▶ _About this task_:
Your answer must be a word-for-word copy of the data.

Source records
-                    case 5: ra_bin_row<5, TI, TO>(rs, voff, base, istride_b, sstride_b, nstep, S, wi, inv_count, outrow, ostride, cok, P); break;
-                    case 6: ra_bin_row<6, TI, TO>(rs, voff, base, istride_b, sstride_b, nstep, S, wi, inv_count, outrow, ostride, cok, P); break;
-                    case 7: ra_bin_row_tall<TI, TO>(rs, voff, base, istride_b, sstride_b, nstep, S, S.w[ia][pb], ni, inv_count, outrow, ostride, cok, P); break;
+                    case 1: if (kWin && win) ra_bin_row<1, true, TI, TO>(rs, voff, base, istride_b, sstride_b, nstep, S, wi, inv_count, outrow, ostride, cok, P);
+                            else ra_bin_row<1, false, TI, TO>(rs, voff, base, istride_b, sstride_b, nstep, S, wi, inv_count, outrow, ostride, cok, P);
+                            break;
+                    case 2: if (kWin && win) ra_bin_row<2, true, TI, TO>(rs, voff, base, istride_b, sstride_b, nstep, S, wi, inv_count, outrow, ostride, cok, P);
+                            else ra_bin_row<2, false, TI, TO>(rs, voff, base, istride_b, sstride_b, nstep, S, wi, inv_count, outrow, ostride, cok, P);
+                            break;
+                    case 3: if (kWin && win) ra_bin_row<3, true, TI, TO>(rs, voff, base, istride_b, sstride_b, nstep, S, wi, inv_count, outrow, ostride, cok, P);
+                            else ra_bin_row<3, false, TI, TO>(rs, voff, base, istride_b, sstride_b, nstep, S, wi, inv_count, outrow, ostride, cok, P);
+                            break;
+                    case 4: if (kWin && win) ra_bin_row<4, true, TI, TO>(rs, voff, base, istride_b, sstride_b, nstep, S, wi, inv_count, outrow, ostride, cok, P);
+                            else ra_bin_row<4, false, TI, TO>(rs, voff, base, istride_b, sstride_b, nstep, S, wi, inv_count, outrow, ostride, cok, P);
+                            break;
+                    case 5: if (kWin && win) ra_bin_row<5, true, TI, TO>(rs, voff, base, istride_b, sstride_b, nstep, S, wi, inv_count, outrow, ostride, cok, P);
+                            else ra_bin_row<5, false, TI, TO>(rs, voff, base, istride_b, sstride_b, nstep, S, wi, inv_count, outrow, ostride, cok, P);
+                            break;
+                    case 6: if (kWin && win) ra_bin_row<6, true, TI, TO>(rs, voff, base, istride_b, sstride_b, nstep, S, wi, inv_count, outrow, ostride, cok, P);
+                            else ra_bin_row<6, false, TI, TO>(rs, voff, base, istride_b, sstride_b, nstep, S, wi, inv_count, outrow, ostride, cok, P);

▶ _Answer to the problem_:
-                    case 5: ra_bin_row<5, TI, TO>(rs, voff, base, istride_b, sstride_b, nstep, S, wi, inv_count, outrow, ostride, cok, P); break;
-                    case 6: ra_bin_row<6, TI, TO>(rs, voff, base, istride_b, sstride_b, nstep, S, wi, inv_count, outrow, ostride, cok, P); break;
-                    case 7: ra_bin_row_tall<TI, TO>(rs, voff, base, istride_b, sstride_b, nstep, S, S.w[ia][pb], ni, inv_count, outrow, ostride, cok, P); break;
+                    case 1: if (kWin && win) ra_bin_row<1, true, TI, TO>(rs, voff, base, istride_b, sstride_b, nstep, S, wi, inv_count, outrow, ostride, cok, P);
+                            else ra_bin_row<1, false, TI, TO>(rs, voff, base, istride_b, sstride_b, nstep, S, wi, inv_count, outrow, ostride, cok, P);
+                            break;
+                    case 2: if (kWin && win) ra_bin_row<2, true, TI, TO>(rs, voff, base, istride_b, sstride_b, nstep, S, wi, inv_count, outrow, ostride, cok, P);
+                            else ra_bin_row<2, false, TI, TO>(rs, voff, base, istride_b, sstride_b, nstep, S, wi, inv_count, outrow, ostride, cok, P);
+                            break;
+                    case 3: if (kWin && win) ra_bin_row<3, true, TI, TO>(rs, voff, base, istride_b, sstride_b, nstep, S, wi, inv_count, outrow, ostride, cok, P);
+                            else ra_bin_row<3, false, TI, TO>(rs, voff, base, istride_b, sstride_b, nstep, S, wi, inv_count, outrow, ostride, cok, P);
+                            break;
+                    case 4: if (kWin && win) ra_bin_row<4, true, TI, TO>(rs, voff, base, istride_b, sstride_b, nstep, S, wi, inv_count, outrow, ostride, cok, P);
+                            else ra_bin_row<4, false, TI, TO>(rs, voff, base, istride_b, sstride_b, nstep, S, wi, inv_count, outrow, ostride, cok, P);
+                            break;
+                    case 5: if (kWin && win) ra_bin_row<5, true, TI, TO>(rs, voff, base, istride_b, sstride_b, nstep, S, wi, inv_count, outrow, ostride, cok, P);
+                            else ra_bin_row<5, false, TI, TO>(rs, voff, base, istride_b, sstride_b, nstep, S, wi, inv_count, outrow, ostride, cok, P);
+                            break;
+                    case 6: if (kWin && win) ra_bin_row<6, true, TI, TO>(rs, voff, base, istride_b, sstride_b, nstep, S, wi, inv_count, outrow, ostride, cok, P);
+                            else ra_bin_row<6, false, TI, TO>(rs, voff, base, istride_b, sstride_b, nstep, S, wi, inv_count, outrow, ostride, cok, P);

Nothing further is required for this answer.